EXERCISE DETAILS:
From the entries, copy every line that carries the string "wsrc".

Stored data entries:
+                        f32x2p r = {src[(2 * d) & 3], src[(2 * d + 1) & 3]};
+                        const uint32_t hh = __builtin_bit_cast(uint32_t, __builtin_convertvector(r, bf16x2p));
+                        wh_[d] = hh;
+                        r = r - (f32x2p){__builtin_bit_cast(float, hh << 16), __builtin_bit_cast(float, hh & 0xffff0000u)};
+                        wl_[d] = __builtin_bit_cast(uint32_t, __builtin_convertvector(r, bf16x2p));
+                    }
+                    xh = __builtin_bit_cast(bf16x8, wh_);
+                    xl = __builtin_bit_cast(bf16x8, wl_);
+                }
+                acc[b] = __builtin_amdgcn_mfma_f32_32x32x16_bf16(wh, xl, acc[b], 0, 0, 0);
+                acc[b] = __builtin_amdgcn_mfma_f32_32x32x16_bf16(wl, xh, acc[b], 0, 0, 0);
+                acc[b] = __builtin_amdgcn_mfma_f32_32x32x16_bf16(wh, xh, acc[b], 0, 0, 0);
+            }
+        }
+    };
+
+    if constexpr (A_MODE == A_DWCONV) {
+        typedef float f32x2d __attribute__((ext_vector_type(2)));
+        typedef __bf16 bf16x2d __attribute__((ext_vector_type(2)));
+        float* const aimg = lds + DWF_AIMG;
+        float* const raw = lds + DWF_RAW;
+        float* const taps = lds + DWF_TAPS;
+        const int nb = nk / 2;
+        const int n_in = ddsp_row_frames(g.n_frames, dw_b, g.Fr);
+        const int c4 = lane & 15;
+        const float* rsrc[3];
+        int radv[3];
+#pragma unroll
+        for (int i = 0; i < 3; ++i) {
+            const int r = (wave + 8 * i) * 4 + (lane >> 4);
+            const int f = dw_f0 + r - g.dw_left;
+            const bool ok = r < DWF_ROWS && f >= 0 && f < n_in;
+            rsrc[i] = ok ? g.A + ((int64_t)dw_b * g.Fr + f) * g.lda + 4 * c4 : g.zeros + 4 * c4;
+            radv[i] = ok ? DWF_C : 0;
+        }
+        const int trow = 4 * wave + (lane >> 4);
+        const float* const tsrc = trow < DWF_K ? g.dw_taps + (int64_t)trow * g.K + 4 * c4 : g.dw_bias + 4 * c4;
+        const float* wsrc[4];
+#pragma unroll
+        for (int i = 0; i < 4; ++i) {
+            const int n = (wave + 8 * i) * 8 + (lane >> 3);
+            wsrc[i] = g.W + (int64_t)n * g.ldw + 4 * ((lane & 7) ^ ((n >> 1) & 7));
+        }
+        auto dma = [&](const float* p, float* dst) {
+            __builtin_amdgcn_global_load_lds((const __attribute__((address_space(1))) void*)p,
+                                             (__attribute__((address_space(3))) void*)dst, 16, 0, 0);
+        };
+        auto issue_raw = [&](int j) {
+#pragma unroll
+            for (int i = 0; i < 3; ++i) dma(rsrc[i] + j * radv[i], raw + (wave + 8 * i) * 256);
+            dma(tsrc + j * DWF_C, taps + wave * 256);
+        };
+        auto issue_w = [&](int kt) {
+            float* const st = lds + (kt % DWF_NSW) * DWF_W;
+#pragma unroll
+            for (int i = 0; i < 4; ++i) dma(wsrc[i] + kt * 32, st + (wave + 8 * i) * 256);
+        };
+        issue_raw(0);
+        issue_w(0);
+        issue_w(1);
+        const int cp = tid & 31, fo = 4 * (tid >> 5);
+        const int slot_hi = 2 * ((cp & 15) >> 2), q = cp & 3;
+        for (int j = 0; j < nb; ++j) {
+            asm volatile("s_waitcnt vmcnt(8)" ::: "memory");
+            __builtin_amdgcn_s_barrier();
+            {
+                const float* rw = raw + fo * DWF_C + 2 * cp;
+                const float* tp = taps + 2 * cp;
+                f32x2d win[4 + DWF_K - 1];
+#pragma unroll
+                for (int i = 0; i < 4 + DWF_K - 1; ++i) win[i] = *(const f32x2d*)(rw + i * DWF_C);
+                f32x2d a4[4];
+#pragma unroll
+                for (int o = 0; o < 4; ++o) a4[o] = *(const f32x2d*)(tp + DWF_K * DWF_C);
+#pragma unroll
+                for (int t = 0; t < DWF_K; ++t) {
+                    const f32x2d wt = *(const f32x2d*)(tp + t * DWF_C);
+#pragma unroll
+                    for (int o = 0; o < 4; ++o) a4[o] = __builtin_elementwise_fma(wt, win[o + t], a4[o]);
+                }
+                float* const img = aimg + (j & 1) * 2 * DWF_IMG + (cp >> 4) * DWF_IMG;
+#pragma unroll
+                for (int o = 0; o < 4; ++o) {
+                    f32x2d y;
+#pragma unroll
+                    for (int e = 0; e < 2; ++e)
+                        y[e] = a4[o][e] * __builtin_amdgcn_rcpf(1.0f + __builtin_amdgcn_exp2f(-1.44269504088896341f * a4[o][e]));
+                    const uint32_t h = __builtin_bit_cast(uint32_t, __builtin_convertvector(y, bf16x2d));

WRITTEN RESPONSE:
+        const float* wsrc[4];
+            wsrc[i] = g.W + (int64_t)n * g.ldw + 4 * ((lane & 7) ^ ((n >> 1) & 7));
+            for (int i = 0; i < 4; ++i) dma(wsrc[i] + kt * 32, st + (wave + 8 * i) * 256);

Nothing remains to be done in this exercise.